[Collected data entries]
@@ -77,6 +89,16 @@
   static constexpr uint32_t p[8] = {0xfffffc2fu, 0xfffffffeu, 0xffffffffu, 0xffffffffu, 0xffffffffu, 0xffffffffu, 0xffffffffu, 0xffffffffu};
   static constexpr int a_is_minus3 = 0;
 };
+struct N30_k1 {
+  static constexpr uint32_t p[9] = {0x10364141u, 0x3f497a33u, 0x348a03bbu, 0x2bb739abu, 0x3ffffebau, 0x3fffffffu, 0x3fffffffu, 0x3fffffffu, 0x0000ffffu};
+  static constexpr uint32_t n0 = 0x1588b13fu;
+  static constexpr uint32_t r1[9] = {0x2fafc000u, 0x21732fc9u, 0x3f1100b6u, 0x31950b75u, 0x00515448u, 0x00000000u, 0x00000000u, 0x00000000u, 0x00000000u};
+  static constexpr uint32_t r2[9] = {0x3c6a0df3u, 0x090ea30du, 0x103606edu, 0x17c0c584u, 0x01a618aeu, 0x3341f1cfu, 0x17f5e45bu, 0x1a6f179au, 0x0000581cu};
+  static constexpr uint32_t r3[9] = {0x18c893ddu, 0x32d33b61u, 0x27b6f6f1u, 0x0d469a63u, 0x19757685u, 0x2da6c922u, 0x11fc742cu, 0x2db1b313u, 0x0000bc45u};
+  using M32 = Fn_k1;
+  static constexpr int sparse_p256 = 0;
+};
+template <> struct Scalar30<Fn_k1> { using type = N30_k1; };
 struct F30_k1 {
   static constexpr uint32_t p[9] = {0x3ffffc2fu, 0x3ffffffbu, 0x3fffffffu, 0x3fffffffu, 0x3fffffffu, 0x3fffffffu, 0x3fffffffu, 0x3fffffffu, 0x0000ffffu};
   static constexpr uint32_t n0 = 0x12253531u;
@@ -84,6 +106,7 @@
   static constexpr uint32_t r2[9] = {0x10000000u, 0x0003a428u, 0x000007a2u, 0x00000004u, 0x00000000u, 0x00000000u, 0x00000000u, 0x00000000u, 0x00000000u};
   static constexpr uint32_t r3[9] = {0x00000000u, 0x1f671000u, 0x2c78cde5u, 0x0b73002bu, 0x00040000u, 0x00000000u, 0x00000000u, 0x00000000u, 0x00000000u};
   using M32 = Fp_k1;
+  using N30 = N30_k1;
   static constexpr uint32_t k32[9] = {0x7fff85e0u, 0x7fffff7eu, 0x7ffffffeu, 0x7ffffffeu, 0x7ffffffeu, 0x7ffffffeu, 0x7ffffffeu, 0x7ffffffeu, 0x001ffffeu};
   static constexpr uint32_t k64[9] = {0x7fff0bc0u, 0x7ffffefeu, 0x7ffffffeu, 0x7ffffffeu, 0x7ffffffeu, 0x7ffffffeu, 0x7ffffffeu, 0x7ffffffeu, 0x003ffffeu};
   static constexpr uint32_t b_m[9] = {0x06adc000u, 0x00070000u, 0x00000000u, 0x00000000u, 0x00000000u, 0x00000000u, 0x00000000u, 0x00000000u, 0x00000000u};
diff --git a/bdls_amd/csrc/fp30.h b/bdls_amd/csrc/fp30.h
--- a/bdls_amd/csrc/fp30.h
+++ b/bdls_amd/csrc/fp30.h
@@ -83,6 +83,24 @@
   }
   r[8] = (uint32_t)acc;
 }
+
+template <class F>
+constexpr bool redc_generic_fits(uint64_t top) {
+  unsigned __int128 carry = 0;
+  for (int k = 0; k < 17; k++) {
+    unsigned __int128 col = carry;
+    for (int i = 0; i < 9; i++) {
+      const int j = k - i;
+      if (j < 0 || j > 8) continue;
+      col += (unsigned __int128)(i < 8 ? kM30 : top) * (j < 8 ? kM30 : top);
+      col += (unsigned __int128)kM30 * F::p[j];
+    }
+    if (col >> 64) return false;
+    carry = col >> 30;
+  }
+  return (carry >> 32) == 0;
+}
+constexpr uint64_t kScalarTop = 1u << 18;
 
 template <class F>
 BH_HD void f_mul(uint32_t r[9], const uint32_t a[9], const uint32_t b[9]) {
diff --git a/bdls_amd/csrc/gen_consts.py b/bdls_amd/csrc/gen_consts.py
--- a/bdls_amd/csrc/gen_consts.py
+++ b/bdls_amd/csrc/gen_consts.py
@@ -64,6 +64,20 @@
     return ", ".join(f"0x{x:08x}u" for x in l)
 
 
+def emit_n30(cname, n):
+    n0 = (-pow(n, -1, 2**W)) % 2**W
+    print(f"struct N30_{cname} {{  // group order n, radix 2^30, R = 2^270")
+    print(f"  static constexpr uint32_t p[9] = {{{limbs30(n)}}};  // n (the modulus of f_redc / f_canon)")
+    print(f"  static constexpr uint32_t n0 = 0x{n0:08x}u;  // -n^-1 mod 2^30")
+    print(f"  static constexpr uint32_t r1[9] = {{{limbs30(R30 % n)}}};  // R mod n")
+    print(f"  static constexpr uint32_t r2[9] = {{{limbs30(R30 * R30 % n)}}};  // R^2 mod n")
+    print(f"  static constexpr uint32_t r3[9] = {{{limbs30(R30 ** 3 % n)}}};  // R^3 mod n (safegcd inverse)")
+    print(f"  using M32 = Fn_{cname};  // the same modulus on 32-bit limbs (fe.h safegcd)")
+    print("  static constexpr int sparse_p256 = 0;")
+    print("};")
+    print(f"template <> struct Scalar30<Fn_{cname}> {{ using type = N30_{cname}; }};")
+
+
 def emit_fp30(name, c):
     p = c["p"]
     n0 = (-pow(p, -1, 2**W)) % 2**W
@@ -74,6 +88,7 @@
     print(f"  static constexpr uint32_t r2[9] = {{{limbs30(R30 * R30 % p)}}};  // R^2 mod p")
     print(f"  static constexpr uint32_t r3[9] = {{{limbs30(R30 ** 3 % p)}}};  // R^3 mod p (safegcd inverse)")
     print(f"  using M32 = Fp_{name[4:]};  // the same field on 32-bit limbs (fe.h safegcd)")
+    print(f"  using N30 = N30_{name[4:]};  // the curve's group order on the same multiplier")
     print(f"  static constexpr uint32_t k32[9] = {{{borrowed30(32 * p)}}};  // 32p, borrowed form")
     print(f"  static constexpr uint32_t k64[9] = {{{borrowed30(64 * p)}}};  // 64p, borrowed form")
     print(f"  static constexpr uint32_t b_m[9] = {{{limbs30(c['b'] * R30 % p)}}};  // b R mod p")
@@ -90,6 +105,7 @@
     print("#pragma once")
     print("#include <stdint.h>")
     print("namespace bh {")
+    print("template <class M> struct Scalar30;  // Fn_* -> its radix-2^30 class")
     for cname, c in CURVES.items():
         emit_mod(f"Fp_{cname}", c["p"])
         emit_mod(f"Fn_{cname}", c["n"])
@@ -104,6 +120,7 @@
         print(f"  static constexpr uint32_t p[8] = {{{limbs(p)}}};")
         print(f"  static constexpr int a_is_minus3 = {1 if c['a'] == -3 else 0};")
         print("};")
+        emit_n30(cname, c["n"])
         emit_fp30(f"F30_{cname}", c)
     print("}  // namespace bh")
 
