## Specialize AFC kernel on AGC flags and software-pipeline FIR taps with Costas

Adds a compile-time AGC flag variant of k_afc, so the input_mag and max_gain branches fold away when max_gain is set and input_mag is off. For that variant, the AGC+FIR stage splits the 31-tap convolution into a carry of early taps computed one block ahead, interleaved with the serial Costas loop using sched barriers. It also adds a branchless sincos sign flip and phase wrap. The intent is to hide the Costas dependency chain behind FIR arithmetic, at the cost of more registers (waves_per_eu fixed at 2) and more kernel instances.

```diff
diff --git a/satdump_amd/csrc/demod_kernels.hip b/satdump_amd/csrc/demod_kernels.hip
--- a/satdump_amd/csrc/demod_kernels.hip
+++ b/satdump_amd/csrc/demod_kernels.hip
@@ -118,6 +118,22 @@
         sn = (q & 2) ? -a : a;
         cs = ((q + 1) & 2) ? -b : b;
     }
+    __device__ __forceinline__ void sd_sincosf_fast_sb(float y, float &sn, float &cs)
+    {
+        const float k = rintf(y * 0.63661977236758134308f);
+        float r = fmaf(-k, 1.57079637050628662109375f, y);
+        r = fmaf(-k, -4.37113900018624283e-8f, r);
+        const float r2 = r * r;
+        const float sp = fmaf(r2, fmaf(r2, fmaf(r2, 2.75573192239858906526e-6f, -1.98412698412698412698e-4f), 8.33333333333333333333e-3f), -1.66666666666666666667e-1f);
+        const float s = fmaf(r * r2, sp, r);
+        const float cp = fmaf(r2, fmaf(r2, fmaf(r2, 2.48015873015873015873e-5f, -1.38888888888888888889e-3f), 4.16666666666666666667e-2f), -0.5f);
+        const float c = fmaf(r2, cp, 1.0f);
+        const int q = (int)k;
+        const float a = (q & 1) ? c : s, b = (q & 1) ? s : c;
+        const unsigned t = (unsigned)q << 30;
+        sn = __uint_as_float(__float_as_uint(a) ^ (t & 0x80000000u));
+        cs = __uint_as_float(__float_as_uint(b) ^ ((t + 0x40000000u) & 0x80000000u));
+    }
     __device__ __forceinline__ float sd_sqrt_fast(float x)
     {
 #ifdef SDHIP_HOST_TWIN
@@ -788,6 +804,9 @@
     {
         float4 a, b, c, d;
     };
+    constexpr unsigned AFC_INPUT_MAG = 1,
+                       AFC_MAX_GAIN = 2,
+                       AFC_GENERIC = 4;
     template <int D, bool FASTQ = false>
     struct AgcStageT
     {
@@ -798,13 +817,14 @@
         __device__ static __forceinline__ bool close(const S &a, const S &b, float tol_a, float) { return fabsf(a.gain - b.gain) <= tol_a * fabsf(b.gain); }
         __device__ static __forceinline__ void prewarm(S &, const P &, const cf32 *, long long) {}
         __device__ static __forceinline__ cf32 step(S &s, const P &p, const cf32 v) { return step_t<FASTQ>(s, p, v); }
-        template <bool FAST>
+        template <bool FAST, unsigned AV = AFC_GENERIC>
         __device__ static __forceinline__ cf32 step_t(S &s, const P &p, const cf32 v)
         {
+            static_assert(AV == AFC_GENERIC || (AV & ~(AFC_INPUT_MAG | AFC_MAX_GAIN)) == 0, "AFC_GENERIC stands alone");
             const float ore = v.re * s.gain;
             const float oim = v.im * s.gain;
             float mag;
-            if (p.input_mag)
+            if ((AV & AFC_GENERIC) ? p.input_mag != 0 : (AV & AFC_INPUT_MAG) != 0)
             {
                 float mi;
                 if constexpr (FAST)
@@ -818,7 +838,7 @@
             else
                 mag = sqrtf(ore * ore + oim * oim) ;
             s.gain = s.gain + p.rate * (p.reference - mag);
-            if (p.max_gain > 0.0f && s.gain > p.max_gain)
+            if (((AV & AFC_GENERIC) ? p.max_gain > 0.0f : (AV & AFC_MAX_GAIN) != 0) && s.gain > p.max_gain)
                 s.gain = p.max_gain;
             return cf32{ore, oim};
         }
@@ -832,7 +852,13 @@
         asm("v_mov_b32 %0, %1" : "=v"(r) : "s"(v));
         return r;
     }
-    template <bool FAST>
+    __device__ __forceinline__ void sd_pin(v2f &v)
+    {
+#ifndef SDHIP_HOST_TWIN
+        asm volatile("" : "+v"(v));
+#endif
+    }
+    template <bool FAST, unsigned AV = AFC_GENERIC>
     struct AgcFirStageT
     {
         using P = AgcFirParams;
@@ -856,7 +882,7 @@
         __device__ static __forceinline__ v2f agc(S &s, const P &p, float re, float im)
         {
             AgcState a{s.gain};
-            const cf32 o = AgcStageT<4>::template step_t<FAST>(a, p.agc, cf32{re, im});
+            const cf32 o = AgcStageT<4>::template step_t<FAST, AV>(a, p.agc, cf32{re, im});
             s.gain = a.gain;
             return v2f{o.re, o.im};
         }
@@ -919,6 +945,99 @@
             s.lag[0] = g_in;
             return o;
         }
+        struct Carry
+        {
+            v2f acc[8];
+        };
+        __device__ static __forceinline__ void taps_range(v2f (&acc)[8], const v2f *win, const P &p, const int j0, const int j1, const int lo, const int hi)
+        {
+#pragma unroll
+            for (int j = 0; j < NT; j++)
+            {
+                if (j < j0 || j > j1)
+                    continue;
+                const v2f tp{sd_to_vgpr(p.taps[j & ~1]), sd_to_vgpr(p.taps[j | 1])};
+                const v2f tt = (j & 1) ? __builtin_shufflevector(tp, tp, 1, 1) : __builtin_shufflevector(tp, tp, 0, 0);
+#pragma unroll
+                for (int r = 0; r < 8; r++)
+                {
+                    if (j < lo - r || j > hi - r)
+                        continue;
+                    if constexpr (FAST)
+                        acc[r] = __builtin_elementwise_fma(win[r + j], tt, acc[r]);
+                    else
+                    {
+                        const v2f prod = win[r + j] * tt;
+                        acc[r] = acc[r] + prod;
+                    }
+                }
+            }
+        }
+        __device__ static __forceinline__ void early_taps(Carry &k, const v2f *win, const P &p)
+        {
+#pragma unroll
+            for (int r = 0; r < 8; r++)
+                k.acc[r] = v2f{0.0f, 0.0f};
+            taps_range(k.acc, win, p, 0, NT - 2, 0, NT - 2);
+        }
+        __device__ static __forceinline__ void prime(const S &s, const P &p, Carry &k)
+        {
+            v2f win[NT - 1];
+#pragma unroll
+            for (int i = 0; i < NT - 1; i++)
+                win[i] = v2f{s.w[2 * i], s.w[2 * i + 1]};
+            early_taps(k, win, p);
+        }
+        template <class Sink>
+        __device__ static __forceinline__ Blk8 block_pipe(S &s, const P &p, const Blk8 &c, Carry &k, Sink &&sink)
+        {
+            v2f loc[NT - 1 + 8];
+#pragma unroll
+            for (int i = 0; i < NT - 1; i++)
+                loc[i] = v2f{s.w[2 * i], s.w[2 * i + 1]};
+            const float g_in = s.gain;
+            __builtin_amdgcn_sched_barrier(0);
+            loc[NT - 1 + 0] = agc(s, p, c.a.x, c.a.y);
+            loc[NT - 1 + 1] = agc(s, p, c.a.z, c.a.w);
+            loc[NT - 1 + 2] = agc(s, p, c.b.x, c.b.y);
+            loc[NT - 1 + 3] = agc(s, p, c.b.z, c.b.w);
+            loc[NT - 1 + 4] = agc(s, p, c.c.x, c.c.y);
+            loc[NT - 1 + 5] = agc(s, p, c.c.z, c.c.w);
+            loc[NT - 1 + 6] = agc(s, p, c.d.x, c.d.y);
+            loc[NT - 1 + 7] = agc(s, p, c.d.z, c.d.w);
+            v2f f[8];
+#pragma unroll
+            for (int r = 0; r < 8; r++)
+                f[r] = k.acc[r];
+            taps_range(f, loc, p, NT - 1 - 7, NT - 1, NT - 1, NT - 1 + 7);
+            __builtin_amdgcn_sched_barrier(0);
+#pragma unroll
+            for (int r = 0; r < 8; r++)
+                k.acc[r] = v2f{0.0f, 0.0f};
+            cf32 o[8];
+#pragma unroll
+            for (int r = 0; r < 8; r++)
+            {
+                taps_range(k.acc, loc + 8, p, 4 * r, 4 * r + 3, 0, NT - 2);
+                o[r] = sink(cf32{f[r].x, f[r].y});
+#pragma unroll
+                for (int q = 0; q < 8; q++)
+                    sd_pin(k.acc[q]);
+                __builtin_amdgcn_sched_barrier(0);
+            }
+#pragma unroll
+            for (int i = 0; i < NT - 1; i++)
+            {
+                s.w[2 * i] = loc[i + 8].x;
+                s.w[2 * i + 1] = loc[i + 8].y;
+            }
+            s.lag[3] = s.lag[2];
+            s.lag[2] = s.lag[1];
+            s.lag[1] = s.lag[0];
+            s.lag[0] = g_in;
+            return Blk8{make_float4(o[0].re, o[0].im, o[1].re, o[1].im), make_float4(o[2].re, o[2].im, o[3].re, o[3].im), make_float4(o[4].re, o[4].im, o[5].re, o[5].im),
+                        make_float4(o[6].re, o[6].im, o[7].re, o[7].im)};
+        }
         __device__ static __forceinline__ cf32 step(S &s, const P &p, const cf32 v)
         {
             const v2f a = agc(s, p, v.re, v.im);
@@ -946,7 +1065,7 @@
     };
     using AgcFirStage = AgcFirStageT<false>;
 
-    template <int ORDER, int D = 4, bool FAST = false, bool BCLIP = false>
+    template <int ORDER, int D = 4, bool FAST = false, bool BCLIP = false, bool TRIM = false>
     struct CostasStage
     {
         using P = CostasParams;
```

### [EXERCISE INSTRUCTIONS]
Read the entries and select each line where the word "prod" is found.

### [ANSWER BOX]
+                        const v2f prod = win[r + j] * tt;
+                        acc[r] = acc[r] + prod;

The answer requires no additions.